Bacillus anthracis virulence regulator AtxA: oligomeric state, function and CO(2) -signalling.

机构信息

Department of Microbiology and Molecular Genetics, The University of Texas - Houston Health Science Center, Medical School, Houston, TX, USA.

出版信息

Mol Microbiol. 2011 Nov;82(3):634-47. doi: 10.1111/j.1365-2958.2011.07843.x. Epub 2011 Oct 10.

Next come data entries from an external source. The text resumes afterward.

__global__ void k_sort_bucket_count(const uint32_t* __restrict__ cbase, const uint32_t* __restrict__ chist,
                                    int LO, uint32_t nb, uint32_t* __restrict__ counts) {
  const uint32_t b = blockIdx.x * blockDim.x + threadIdx.x;
  if (b >= nb) return;
  const uint32_t g = b >> LO, l = b & ((1u << LO) - 1);
  uint32_t c = 0;
#pragma unroll 8
  for (uint32_t k = cbase[g]; k < cbase[g + 1]; k++) c += chist[((size_t)k << LO) + l];
  counts[b] = c;
}

__global__ void k_sort_chunk_offsets(const uint32_t* __restrict__ cbase,
                                     const uint32_t* __restrict__ chist, int LO, uint32_t nb,
                                     const uint32_t* __restrict__ bstart,
                                     uint32_t* __restrict__ coff) {
  const uint32_t b = blockIdx.x * blockDim.x + threadIdx.x;
  if (b >= nb) return;
  const uint32_t g = b >> LO, l = b & ((1u << LO) - 1);
  uint32_t run = bstart[b];
#pragma unroll 8
  for (uint32_t k = cbase[g]; k < cbase[g + 1]; k++) {
    const size_t idx = ((size_t)k << LO) + l;
    coff[idx] = run;
    run += chist[idx];
  }
}

template <int BLK, int CHUNK, bool PF>
__global__ void __launch_bounds__(BLK)
    k_sortB_scatter(const uint32_t* __restrict__ tmp_e, const uint16_t* __restrict__ tmp_l,
                    const uint32_t* __restrict__ gstart,
// ... 124 lines not shown
    if (PF) {
#pragma unroll
      for (int j = 0; j < PER; j++) {
        ev[j] = nev[j];
        lv[j] = nlv[j];
      }
#pragma unroll
      for (int r = 0; r < RPT; r++) co[r] = nco[r];
      loff = nloff;
      s = ns, e = ne;
      nck = fck, ns = fs, ne = fe;
    }
  }
}

__global__ void k_scan32_tiles(const uint32_t* __restrict__ in, size_t n, uint32_t* __restrict__ out,
                               uint32_t* __restrict__ tile_tot) {
  __shared__ uint32_t sh[256];
  const size_t base = ((size_t)blockIdx.x * 256 + threadIdx.x) * 8;
  uint32_t v[8], tot = 0;
  for (int k = 0; k < 8; k++) {
    v[k] = base + k < n ? in[base + k] : 0u;
    tot += v[k];
  }
  sh[threadIdx.x] = tot;
  __syncthreads();
  for (int off = 1; off < 256; off <<= 1) {
    uint32_t add = threadIdx.x >= (unsigned)off ? sh[threadIdx.x - off] : 0u;
    __syncthreads();
    sh[threadIdx.x] += add;
    __syncthreads();
  }
  uint32_t run = sh[threadIdx.x] - tot;
  for (int k = 0; k < 8; k++) {
    if (base + k < n) out[base + k] = run;
    run += v[k];
  }
  if (threadIdx.x == 255) tile_tot[blockIdx.x] = sh[255];
}

__global__ void __launch_bounds__(1024)
    k_scan32_top(uint32_t* __restrict__ tile_tot, int ntiles, uint32_t* __restrict__ out_total) {
  __shared__ uint32_t sh[1024];
  const int per = (ntiles + 1023) / 1024;
  const int base = threadIdx.x * per;
  uint32_t tot = 0;
  for (int k = 0; k < per; k++)
    if (base + k < ntiles) tot += tile_tot[base + k];
  sh[threadIdx.x] = tot;
  __syncthreads();
  for (int off = 1; off < 1024; off <<= 1) {
    uint32_t add = threadIdx.x >= (unsigned)off ? sh[threadIdx.x - off] : 0u;
    __syncthreads();
    sh[threadIdx.x] += add;
    __syncthreads();
  }
  uint32_t run = sh[threadIdx.x] - tot;
  for (int k = 0; k < per; k++) {
    if (base + k < ntiles) {
      uint32_t t = tile_tot[base + k];
      tile_tot[base + k] = run;
      run += t;
    }
  }
  if (threadIdx.x == 1023) *out_total = sh[1023];
}

__global__ void k_scan32_add(const uint32_t* __restrict__ tile_off, size_t n, uint32_t* __restrict__ out) {
  const size_t i = (size_t)blockIdx.x * blockDim.x + threadIdx.x;
  if (i < n) out[i] += tile_off[i / 2048];
}

__device__ __forceinline__ uint2 scan_val(const uint32_t* counts, size_t i, size_t nb, uint32_t L) {
  uint32_t c = i < nb ? counts[i] : 0u;
  return make_uint2(c, (c + L - 1) / L);
}

__global__ void k_scan_tiles(const uint32_t* __restrict__ counts, size_t nb, uint32_t L,
                             uint32_t* __restrict__ bstart, uint2* __restrict__ tile_tot,
                             uint32_t* __restrict__ max_tpb) {
  __shared__ uint2 sh[SCAN_BLOCK];
  size_t base = (size_t)blockIdx.x * SCAN_TILE + threadIdx.x * SCAN_PER_THREAD;
  uint2 v[SCAN_PER_THREAD];
  uint2 tot = make_uint2(0, 0);
  uint32_t mx = 0;
  for (int k = 0; k < SCAN_PER_THREAD; k++) {
    v[k] = scan_val(counts, base + k, nb, L);
    tot.x += v[k].x;
    tot.y += v[k].y;
    mx = max(mx, v[k].y);
  }
  if (mx > 1) atomicMax(max_tpb, mx);
  sh[threadIdx.x] = tot;
  __syncthreads();
  for (int off = 1; off < SCAN_BLOCK; off <<= 1) {
    uint2 add = threadIdx.x >= (unsigned)off ? sh[threadIdx.x - off] : make_uint2(0, 0);
    __syncthreads();
    sh[threadIdx.x].x += add.x;
    sh[threadIdx.x].y += add.y;
    __syncthreads();
  }
  uint2 run = threadIdx.x ? sh[threadIdx.x - 1] : make_uint2(0, 0);
  for (int k = 0; k < SCAN_PER_THREAD; k++) {
    size_t i = base + k;
    if (i < nb) bstart[i] = run.x;
    run.x += v[k].x;
    run.y += v[k].y;
// ... 453 lines not shown
    A_out[w] = x29_store(wsum);
    Y_out[w] = x29_store(Yw);
  }
#endif
}

QG_DEV G1Xyzz x29_export_xyzz(const X29& p) {
  if (x29_is_inf(p)) return G1Xyzz::infinity();
  return {q29_export(p.X), q29_export(p.Y), q29_export(p.ZZ), q29_export(p.ZZZ)};
}

template <bool Q4>
__global__ void __launch_bounds__(64)
    k_msm_wfold(const G1Xyzz* __restrict__ A_in, const G1Xyzz* __restrict__ Y_in, uint32_t m,
                size_t istride, G1Xyzz* __restrict__ A_out, G1Xyzz* __restrict__ Y_out,
                size_t ostride) {
#if defined(__HIP_DEVICE_COMPILE__)
  constexpr uint32_t ES = Q4 ? 4 : 1, G = 64 / ES;
  const uint32_t e0 = blockIdx.x * G, e = e0 + threadIdx.x / ES;
  const uint32_t mv = m - e0 < G ? m - e0 : G;
  X29 A = x29_inf(), Y = x29_inf();
  if (e < m) {
    A = x29_load(A_in[(size_t)blockIdx.y * istride + e]);
    Y = x29_load(Y_in[(size_t)blockIdx.y * istride + e]);
  }
  const int gl = Q4 ? 4 : 6;
  X29 Yw;
  msm_fold<Q4>(A, Y, gl, mv, 0, Y_out ? gl : 0, Yw);
  if (threadIdx.x == 0) {
    const size_t w = (size_t)blockIdx.y * ostride + blockIdx.x;
    if (Y_out) {
      A_out[w] = x29_store(A);
      Y_out[w] = x29_store(Yw);
    } else {
      A_out[w] = x29_export_xyzz(A);
    }
  }
#endif
}

__global__ void k_srs_pack(const G1Affine* __restrict__ pts, size_t n, MsmPt* __restrict__ out) {
  const size_t i = (size_t)blockIdx.x * blockDim.x + threadIdx.x;
  if (i >= n) return;
  const G1Affine w = pts[i];
  out[i] = w.is_inf() ? msm_pt_pack(Q29::zero(), Q29::zero(), true)
                      : msm_pt_pack(q29_import(w.x), q29_import(w.y), false);
}

__global__ void k_srs_unpack(const MsmPt* __restrict__ rows, size_t n, G1Affine* __restrict__ out) {
  const size_t i = (size_t)blockIdx.x * blockDim.x + threadIdx.x;
// ... 113 lines not shown
void srs_unpack_rows(qg_ctx* ctx, const qg_srs* srs, size_t offset, size_t n, G1Affine* d_out) {
  hipLaunchKernelGGL(k_srs_unpack, dim3(div_up(n, 256)), dim3(256), 0, ctx->stream,
                     srs->d_table + offset, n, d_out);
  QG_LAUNCH_CHECK();
}

struct MsmRun {
  bool empty = true;
  uint32_t L = 1, T = 4;
  size_t nslots = 0;
  X29Raw* partial = nullptr;
  uint32_t* owner = nullptr;
  uint32_t* bstart = nullptr;
  uint32_t* misc = nullptr;
  uint32_t* h_mx = nullptr;
  hipEvent_t ev_mx = nullptr;
  uint32_t gen = 0;
};
static constexpr int MSM_MAX_BATCH = 1024;

struct MsmJob {
  const Fr* d_scalars = nullptr;
  size_t n = 0;
  int slot = 0;
  size_t srs_off = 0;
  hipStream_t stream = nullptr;
  uint32_t* hv = nullptr;
  uint32_t hgen = 0;
  int wsel = -1;
  bool canon_ready = false;
// ... 24 lines not shown
  QG_HIP(hipFuncSetAttribute(f.fn, hipFuncAttributeMaxDynamicSharedMemorySize, 160 * 1024));
  ctx->memo[key] = "1";
}

static int sort_pf_occupancy(qg_ctx* ctx, char pass, int blk, size_t smem) {
  QG_CHECK(blk == 1024, QG_ERR_ASSERT, "the prefetching scatters have 1024 threads");
  const SortFn f = pass == 'A' ? sortA_fn<1024, true>() : sortB_fn<1024, 16384, true>();
  sort_lds_attr(ctx, f);
  const std::string mk = f.key + "_occ" + std::to_string(smem);
  auto it = ctx->memo.find(mk);
  if (it != ctx->memo.end()) return std::stoi(it->second);
  int occ = 0;
  QG_HIP(hipOccupancyMaxActiveBlocksPerMultiprocessor(&occ, f.fn, blk, smem));
  ctx->memo[mk] = std::to_string(occ);
  return occ;
}

static MsmPlan msm_job_plan(qg_ctx* ctx, const qg_srs* srs, const MsmJob& job) {
  const int W = srs->W, wsel = job.wsel;
  QG_CHECK((wsel < 0) == (srs->tables == W) && wsel < W, QG_ERR_INVALID,
           "MSM window selection does not match the SRS tables");
  QG_CHECK((size_t)W * srs->n < 0x80000000ull, QG_ERR_UNSUPPORTED, "SRS table index overflow");
  QG_CHECK(job.slot >= 0 && job.slot < MSM_MAX_BATCH, QG_ERR_UNSUPPORTED, "MSM batch too large");
  MsmShape sh;
  sh.n = job.n;
  sh.c = srs->c;
  sh.W = W;
  sh.wsel = wsel;
  sh.side = msm_on_side_stream(ctx, job);
  sh.cus = ctx->num_cus();
  return msm_plan(sh, msm_tuning_from_env(), [ctx](char pass, int blk, size_t smem) {
    return sort_pf_occupancy(ctx, pass, blk, smem);
  });
}

struct MsmScratch {
  uint32_t *ghist, *goff, *gtiles, *gstart, *cbase, *cgroup;
  uint32_t* misc;
  uint32_t *chist, *coff, *tmp_e;
  uint16_t* tmp_l;
  uint32_t *hrow, *orow;
  Fr* canon;
  uint32_t *counts, *bstart, *entries;
  uint2* tile_tot;
  X29Raw* partial;
  uint32_t* owner;
};

static MsmScratch msm_scratch(qg_ctx* ctx, const MsmPlan& p, size_t n, int slot, bool side,
                              bool run) {
  const std::string sfx = "#" + std::to_string(slot);
  const std::string tg = side ? "@" + std::to_string(slot & 1) : std::string();
  constexpr bool RESERVED = true, RUN_ONLY = false;
  auto get = [&](auto*& ptr, const std::string& name, size_t count, bool reserved) {
    using T = std::remove_reference_t<decltype(*ptr)>;
    if (run || reserved) ptr = ctx->scratch_as<T>(name, count);
  };
  MsmScratch s{};
  get(s.ghist, "msm_ghist" + tg, p.nghist + 1, RESERVED);
  get(s.goff, "msm_goff" + tg, p.nghist + 1, RESERVED);
  get(s.gtiles, "msm_gtiles" + tg, div_up(p.nghist, 2048) + 1, RESERVED);
  get(s.gstart, "msm_gstart" + tg, p.H + 1, RESERVED);
  get(s.cbase, "msm_cbase" + tg, p.H + 1, RESERVED);
  get(s.cgroup, "msm_cgroup" + tg, p.max_chunks, RESERVED);
  get(s.misc, "msm_misc" + sfx, 5, RESERVED);
  get(s.chist, "msm_chist" + tg, p.max_chunks * p.NL, RESERVED);
  get(s.coff, "msm_coff" + tg, p.max_chunks * p.NL, RESERVED);
  get(s.tmp_e, "msm_tmp_e" + tg, p.max_entries + 1, RESERVED);
  get(s.tmp_l, "msm_tmp_l" + tg, p.max_entries + 1, RESERVED);
  get(s.hrow, "msm_hrow" + tg, p.nghist + 1, RESERVED);
  get(s.orow, "msm_orow" + tg, p.nghist + 1, RESERVED);
  get(s.canon, "msm_canon" + tg, n, RESERVED);
  get(s.counts, "msm_counts" + tg, p.nb, RESERVED);
  get(s.bstart, "msm_bstart" + sfx, p.nb + 1, RESERVED);
  get(s.entries, "msm_entries" + tg, p.max_entries + 1, RESERVED);
  get(s.tile_tot, "msm_tiles" + tg, p.ntiles, RUN_ONLY);
  get(s.partial, "msm_partial" + sfx, p.nslots, RUN_ONLY);
  get(s.owner, "msm_owner" + sfx, p.nslots, RUN_ONLY);
  return s;
}
// ... 9 lines not shown
}

template <int BLK, bool PF>
static void launch_sortA_scatter(qg_ctx* ctx, const qg_srs* srs, const MsmJob& job,
                                 const MsmPlan& p, const MsmScratch& s) {
  sort_lds_attr(ctx, sortA_fn<BLK, PF>());
  hipLaunchKernelGGL(HIP_KERNEL_NAME(k_sortA_scatter<BLK, PF>), dim3(p.gridA), dim3(BLK), p.smemA,
                     job.stream, s.canon, job.n, srs->n, job.srs_off, srs->c, srs->W, p.LO, p.H,
                     p.nblk, p.geo.tile, s.hrow, s.orow, s.tmp_e, s.tmp_l, job.wsel,
                     PF ? 3u * (uint32_t)p.H : 0u);
  QG_LAUNCH_CHECK();
}
template <int BLK>
static void launch_sortA(qg_ctx* ctx, const qg_srs* srs, const MsmJob& job, const MsmPlan& p,
                         const MsmScratch& s) {
  hipLaunchKernelGGL(k_sortA_rows<BLK>, dim3(p.nblk), dim3(BLK), 0, job.stream, s.hrow, s.orow, p.H);
  QG_LAUNCH_CHECK();
  if (p.pfA)
    launch_sortA_scatter<1024, true>(ctx, srs, job, p, s);
  else
    launch_sortA_scatter<BLK, false>(ctx, srs, job, p, s);
}

template <int BLK, int CHUNK>
static void launch_sortB_hist(const MsmJob& job, const MsmPlan& p, const MsmScratch& s) {
  hipLaunchKernelGGL(HIP_KERNEL_NAME(k_sortB_hist<BLK, CHUNK>), dim3((unsigned)p.max_chunks),
                     dim3(BLK), p.NL * sizeof(uint32_t), job.stream, s.tmp_l, s.gstart, s.cbase,
                     s.cgroup, s.misc, p.NL, s.chist);
  QG_LAUNCH_CHECK();
}
template <int BLK, int CHUNK, bool PF>
static void launch_sortB_scatter_as(qg_ctx* ctx, const MsmJob& job, const MsmPlan& p,
// ... 29 lines not shown
  const bool small = p.geo.chunk == 8192;
  switch (p.geo.blkB) {
    case 256: launch_sortB_scatter<256, 8192>(ctx, job, p, s); break;
    case 512:
      if (small) launch_sortB_scatter<512, 8192>(ctx, job, p, s);
      else launch_sortB_scatter<512, 16384>(ctx, job, p, s);
      break;
    default: launch_sortB_scatter<1024, 16384>(ctx, job, p, s); break;
  }
}

static void msm_passA_launch(qg_ctx* ctx, const qg_srs* srs, const MsmJob& job, const MsmPlan& p,
                             const MsmScratch& s) {
  const hipStream_t st = job.stream;
  const uint32_t nblk = p.nblk, H = (uint32_t)p.H;
  hipLaunchKernelGGL(k_sortA_hist, dim3(nblk), dim3(SORT_BLOCK), H * sizeof(uint32_t), st,
                     job.d_scalars, job.n, srs->c, srs->W, p.LO, p.H, nblk, p.geo.tile, s.hrow,
                     s.canon, job.hv, job.hgen, job.wsel, job.canon_ready ? 1 : 0);
  QG_LAUNCH_CHECK();
  hipLaunchKernelGGL(k_transpose32, dim3(div_up(H, 32), div_up(nblk, 32)), dim3(256), 0, st, s.hrow,
                     nblk, H, s.ghist);
  QG_LAUNCH_CHECK();
  const unsigned gt = div_up(p.nghist, 2048);
  hipLaunchKernelGGL(k_scan32_tiles, dim3(gt), dim3(256), 0, st, s.ghist, p.nghist, s.goff, s.gtiles);
  QG_LAUNCH_CHECK();
  hipLaunchKernelGGL(k_scan32_top, dim3(1), dim3(1024), 0, st, s.gtiles, (int)gt, s.goff + p.nghist);
  QG_LAUNCH_CHECK();
  hipLaunchKernelGGL(k_scan32_add, dim3(div_up(p.nghist, 256)), dim3(256), 0, st, s.gtiles, p.nghist,
                     s.goff);
  QG_LAUNCH_CHECK();
  hipLaunchKernelGGL(k_transpose32, dim3(div_up(nblk, 32), div_up(H, 32)), dim3(256), 0, st, s.goff,
                     H, nblk, s.orow);
  QG_LAUNCH_CHECK();
  switch (p.geo.blkA) {
    case 256: launch_sortA<256>(ctx, srs, job, p, s); break;
    case 512: launch_sortA<512>(ctx, srs, job, p, s); break;
    default: launch_sortA<1024>(ctx, srs, job, p, s); break;
  }
}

DOI:10.1111/j.1365-2958.2011.07843.x
PMID:21923765
原文链接:https://pmc.ncbi.nlm.nih.gov/articles/PMC3211139/
Abstract

AtxA, a unique regulatory protein of unknown molecular function, positively controls expression of the major virulence genes of Bacillus anthracis. The 475 amino acid sequence of AtxA reveals DNA binding motifs and regions similar to proteins associated with the phosphoenolpyruvate: carbohydrate phosphotransferase system (PTS). We used strains producing native and functional epitope-tagged AtxA proteins to examine protein-protein interactions in cell lysates and in solutions of purified protein. Co-affinity purification, non-denaturing polyacrylamide gel electrophoresis and bis(maleimido)hexane (BMH) cross-linking experiments revealed AtxA homo-multimers. Dimers were the most abundant species. BMH cross-links available cysteines within 13 Å. To localize interaction sites, six AtxA mutants containing distinct Cys→Ser substitutions were tested for multimerization and cross-linking. All mutants multimerized, but one mutation, C402S, prevented cross-linking. Thus, BMH uses C402 to make the inter-molecular bond between AtxA proteins, but C402 is not required for protein-protein interaction. C402 is in a region bearing amino acid similarity to Enzyme IIB proteins of the PTS. The AtxA EIIB motif may function in protein oligomerization. Finally, cultures grown with elevated CO(2) /bicarbonate exhibited increased AtxA dimer/monomer ratios and increased AtxA activity, relative to cultures grown without added CO(2) /bicarbonate, suggesting that this host-associated signal enhances AtxA function by shifting the dimer/monomer equilibrium towards the dimeric state.

摘要

AtAx 是一种未知分子功能的独特调控蛋白,正向调控炭疽杆菌主要毒力基因的表达。AtAx 的 475 个氨基酸序列揭示了 DNA 结合基序和与磷酸烯醇丙酮酸:碳水化合物磷酸转移酶系统 (PTS) 相关的蛋白相似的区域。我们使用产生天然和功能表位标记 AtxA 蛋白的菌株,在细胞裂解物和纯化蛋白溶液中检查蛋白-蛋白相互作用。共亲和纯化、非变性聚丙烯酰胺凝胶电泳和双(马来酰亚胺)己烷 (BMH) 交联实验揭示了 AtxA 同源多聚体。二聚体是最丰富的物种。BMH 交联可利用 13Å 内的半胱氨酸。为了定位相互作用位点,测试了六个含有不同 Cys→Ser 取代的 AtxA 突变体的多聚化和交联。所有突变体都发生了多聚化,但一个突变体 C402S 阻止了交联。因此,BMH 使用 C402 在 AtxA 蛋白之间形成分子间键,但 C402 不是蛋白-蛋白相互作用所必需的。C402 位于与 PTS 的 Enzyme IIB 蛋白具有氨基酸相似性的区域。AtAx 的 EIIB 基序可能在蛋白寡聚化中发挥作用。最后,与不添加 CO(2) /碳酸氢盐的培养物相比,在升高的 CO(2) /碳酸氢盐中生长的培养物表现出更高的 AtxA 二聚体/单体比和更高的 AtxA 活性,表明这种宿主相关的信号通过将二聚体/单体平衡向二聚体状态转移来增强 AtxA 功能。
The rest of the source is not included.